[[ Records supplied, beginning ]]

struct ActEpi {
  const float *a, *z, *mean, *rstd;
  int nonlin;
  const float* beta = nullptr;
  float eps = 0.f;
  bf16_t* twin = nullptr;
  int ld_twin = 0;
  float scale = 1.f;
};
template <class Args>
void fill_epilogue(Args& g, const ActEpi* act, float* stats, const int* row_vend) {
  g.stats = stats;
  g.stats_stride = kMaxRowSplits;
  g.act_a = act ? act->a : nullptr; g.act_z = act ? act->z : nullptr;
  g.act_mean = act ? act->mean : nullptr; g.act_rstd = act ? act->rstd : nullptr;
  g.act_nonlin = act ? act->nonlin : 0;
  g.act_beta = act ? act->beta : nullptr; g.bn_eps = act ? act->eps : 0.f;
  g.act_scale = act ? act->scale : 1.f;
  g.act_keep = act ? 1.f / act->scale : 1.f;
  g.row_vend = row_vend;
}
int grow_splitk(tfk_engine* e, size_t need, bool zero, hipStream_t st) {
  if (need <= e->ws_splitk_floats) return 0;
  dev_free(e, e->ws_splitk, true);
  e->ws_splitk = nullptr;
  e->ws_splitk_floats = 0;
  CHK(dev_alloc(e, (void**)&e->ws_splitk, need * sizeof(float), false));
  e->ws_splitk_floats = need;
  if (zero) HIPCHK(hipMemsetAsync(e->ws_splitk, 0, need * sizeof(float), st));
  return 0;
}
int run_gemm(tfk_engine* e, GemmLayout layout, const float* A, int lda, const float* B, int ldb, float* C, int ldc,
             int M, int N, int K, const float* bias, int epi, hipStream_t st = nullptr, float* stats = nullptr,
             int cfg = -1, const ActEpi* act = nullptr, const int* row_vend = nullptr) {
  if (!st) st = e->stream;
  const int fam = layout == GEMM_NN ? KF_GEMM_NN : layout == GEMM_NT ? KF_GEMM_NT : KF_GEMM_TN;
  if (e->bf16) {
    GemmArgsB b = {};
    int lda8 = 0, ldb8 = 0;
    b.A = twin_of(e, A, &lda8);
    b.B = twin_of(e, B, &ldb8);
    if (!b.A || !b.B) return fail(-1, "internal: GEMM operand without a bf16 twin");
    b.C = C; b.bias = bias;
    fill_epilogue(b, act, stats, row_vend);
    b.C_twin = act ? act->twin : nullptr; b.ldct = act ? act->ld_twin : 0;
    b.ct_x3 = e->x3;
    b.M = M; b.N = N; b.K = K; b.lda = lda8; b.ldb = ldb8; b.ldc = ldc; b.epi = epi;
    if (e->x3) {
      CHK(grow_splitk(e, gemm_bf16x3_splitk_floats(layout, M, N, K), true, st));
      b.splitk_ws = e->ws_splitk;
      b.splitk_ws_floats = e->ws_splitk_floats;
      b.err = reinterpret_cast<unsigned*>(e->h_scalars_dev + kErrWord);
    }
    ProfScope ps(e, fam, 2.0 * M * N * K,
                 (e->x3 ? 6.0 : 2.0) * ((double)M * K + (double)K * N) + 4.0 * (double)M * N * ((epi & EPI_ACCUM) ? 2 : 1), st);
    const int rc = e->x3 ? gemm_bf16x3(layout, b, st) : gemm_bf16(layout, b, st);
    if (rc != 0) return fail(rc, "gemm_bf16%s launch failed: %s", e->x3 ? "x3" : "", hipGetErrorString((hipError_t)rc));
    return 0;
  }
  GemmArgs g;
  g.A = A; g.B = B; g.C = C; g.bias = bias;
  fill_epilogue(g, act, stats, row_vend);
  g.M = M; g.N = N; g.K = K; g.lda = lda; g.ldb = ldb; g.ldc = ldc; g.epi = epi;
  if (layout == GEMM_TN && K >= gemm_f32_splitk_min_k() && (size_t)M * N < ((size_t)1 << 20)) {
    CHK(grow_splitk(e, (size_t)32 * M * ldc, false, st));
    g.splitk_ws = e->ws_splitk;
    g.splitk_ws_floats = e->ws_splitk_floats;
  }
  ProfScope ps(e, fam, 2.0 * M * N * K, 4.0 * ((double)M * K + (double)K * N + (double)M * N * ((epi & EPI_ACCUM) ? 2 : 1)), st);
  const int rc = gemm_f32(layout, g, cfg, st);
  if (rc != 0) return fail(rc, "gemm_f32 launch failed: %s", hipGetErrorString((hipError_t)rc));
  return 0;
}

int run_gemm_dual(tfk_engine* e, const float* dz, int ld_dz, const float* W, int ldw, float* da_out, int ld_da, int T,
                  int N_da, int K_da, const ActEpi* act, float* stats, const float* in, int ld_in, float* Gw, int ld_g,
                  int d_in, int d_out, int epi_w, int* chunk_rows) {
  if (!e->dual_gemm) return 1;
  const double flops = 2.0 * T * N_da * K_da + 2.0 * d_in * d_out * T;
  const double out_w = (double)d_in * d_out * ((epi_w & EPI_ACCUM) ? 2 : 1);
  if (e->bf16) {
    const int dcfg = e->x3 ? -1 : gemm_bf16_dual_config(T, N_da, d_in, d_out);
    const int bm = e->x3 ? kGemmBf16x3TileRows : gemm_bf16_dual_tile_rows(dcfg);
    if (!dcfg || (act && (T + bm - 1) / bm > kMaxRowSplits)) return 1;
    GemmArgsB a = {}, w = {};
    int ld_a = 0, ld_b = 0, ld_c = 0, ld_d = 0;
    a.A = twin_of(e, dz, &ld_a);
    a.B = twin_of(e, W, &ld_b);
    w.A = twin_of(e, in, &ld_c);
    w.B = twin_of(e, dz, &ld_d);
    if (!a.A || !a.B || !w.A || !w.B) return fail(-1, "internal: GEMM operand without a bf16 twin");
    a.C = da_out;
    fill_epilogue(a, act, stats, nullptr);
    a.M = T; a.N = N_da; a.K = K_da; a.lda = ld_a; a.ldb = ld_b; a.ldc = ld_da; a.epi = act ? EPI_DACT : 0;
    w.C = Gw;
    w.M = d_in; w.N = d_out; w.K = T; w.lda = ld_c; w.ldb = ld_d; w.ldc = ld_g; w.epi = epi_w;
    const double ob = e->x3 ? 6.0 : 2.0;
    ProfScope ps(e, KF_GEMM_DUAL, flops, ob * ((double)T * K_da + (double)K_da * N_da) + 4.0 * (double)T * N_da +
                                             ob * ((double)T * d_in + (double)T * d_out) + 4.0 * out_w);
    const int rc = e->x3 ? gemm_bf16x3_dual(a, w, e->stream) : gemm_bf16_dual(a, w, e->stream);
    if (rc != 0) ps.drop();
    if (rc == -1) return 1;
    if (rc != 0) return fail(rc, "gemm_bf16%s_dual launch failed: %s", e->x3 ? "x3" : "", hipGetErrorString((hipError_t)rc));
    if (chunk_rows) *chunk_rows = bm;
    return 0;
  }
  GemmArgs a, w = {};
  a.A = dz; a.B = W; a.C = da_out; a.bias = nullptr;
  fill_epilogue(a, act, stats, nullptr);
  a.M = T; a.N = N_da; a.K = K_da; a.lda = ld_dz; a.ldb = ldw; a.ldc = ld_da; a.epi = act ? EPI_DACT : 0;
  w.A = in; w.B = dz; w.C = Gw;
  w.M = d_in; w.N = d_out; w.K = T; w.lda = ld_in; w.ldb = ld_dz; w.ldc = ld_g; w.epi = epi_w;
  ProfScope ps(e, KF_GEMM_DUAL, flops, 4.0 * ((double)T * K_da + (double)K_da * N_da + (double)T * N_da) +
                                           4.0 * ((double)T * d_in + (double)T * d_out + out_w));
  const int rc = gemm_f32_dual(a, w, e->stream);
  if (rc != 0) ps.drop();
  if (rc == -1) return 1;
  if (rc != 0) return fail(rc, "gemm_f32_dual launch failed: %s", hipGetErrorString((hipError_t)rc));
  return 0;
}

[[ Records supplied, end ]]

> Task instructions
Using the entries above, output exactly the lines between the line holding "if (!st) st = e->stream;" and the line holding "const int rc = gemm_f32(layout, g, cfg, st);", end lines included, and nothing more.

> Solution to the problem
  if (!st) st = e->stream;
  const int fam = layout == GEMM_NN ? KF_GEMM_NN : layout == GEMM_NT ? KF_GEMM_NT : KF_GEMM_TN;
  if (e->bf16) {
    GemmArgsB b = {};
    int lda8 = 0, ldb8 = 0;
    b.A = twin_of(e, A, &lda8);
    b.B = twin_of(e, B, &ldb8);
    if (!b.A || !b.B) return fail(-1, "internal: GEMM operand without a bf16 twin");
    b.C = C; b.bias = bias;
    fill_epilogue(b, act, stats, row_vend);
    b.C_twin = act ? act->twin : nullptr; b.ldct = act ? act->ld_twin : 0;
    b.ct_x3 = e->x3;
    b.M = M; b.N = N; b.K = K; b.lda = lda8; b.ldb = ldb8; b.ldc = ldc; b.epi = epi;
    if (e->x3) {
      CHK(grow_splitk(e, gemm_bf16x3_splitk_floats(layout, M, N, K), true, st));
      b.splitk_ws = e->ws_splitk;
      b.splitk_ws_floats = e->ws_splitk_floats;
      b.err = reinterpret_cast<unsigned*>(e->h_scalars_dev + kErrWord);
    }
    ProfScope ps(e, fam, 2.0 * M * N * K,
                 (e->x3 ? 6.0 : 2.0) * ((double)M * K + (double)K * N) + 4.0 * (double)M * N * ((epi & EPI_ACCUM) ? 2 : 1), st);
    const int rc = e->x3 ? gemm_bf16x3(layout, b, st) : gemm_bf16(layout, b, st);
    if (rc != 0) return fail(rc, "gemm_bf16%s launch failed: %s", e->x3 ? "x3" : "", hipGetErrorString((hipError_t)rc));
    return 0;
  }
  GemmArgs g;
  g.A = A; g.B = B; g.C = C; g.bias = bias;
  fill_epilogue(g, act, stats, row_vend);
  g.M = M; g.N = N; g.K = K; g.lda = lda; g.ldb = ldb; g.ldc = ldc; g.epi = epi;
  if (layout == GEMM_TN && K >= gemm_f32_splitk_min_k() && (size_t)M * N < ((size_t)1 << 20)) {
    CHK(grow_splitk(e, (size_t)32 * M * ldc, false, st));
    g.splitk_ws = e->ws_splitk;
    g.splitk_ws_floats = e->ws_splitk_floats;
  }
  ProfScope ps(e, fam, 2.0 * M * N * K, 4.0 * ((double)M * K + (double)K * N + (double)M * N * ((epi & EPI_ACCUM) ? 2 : 1)), st);
  const int rc = gemm_f32(layout, g, cfg, st);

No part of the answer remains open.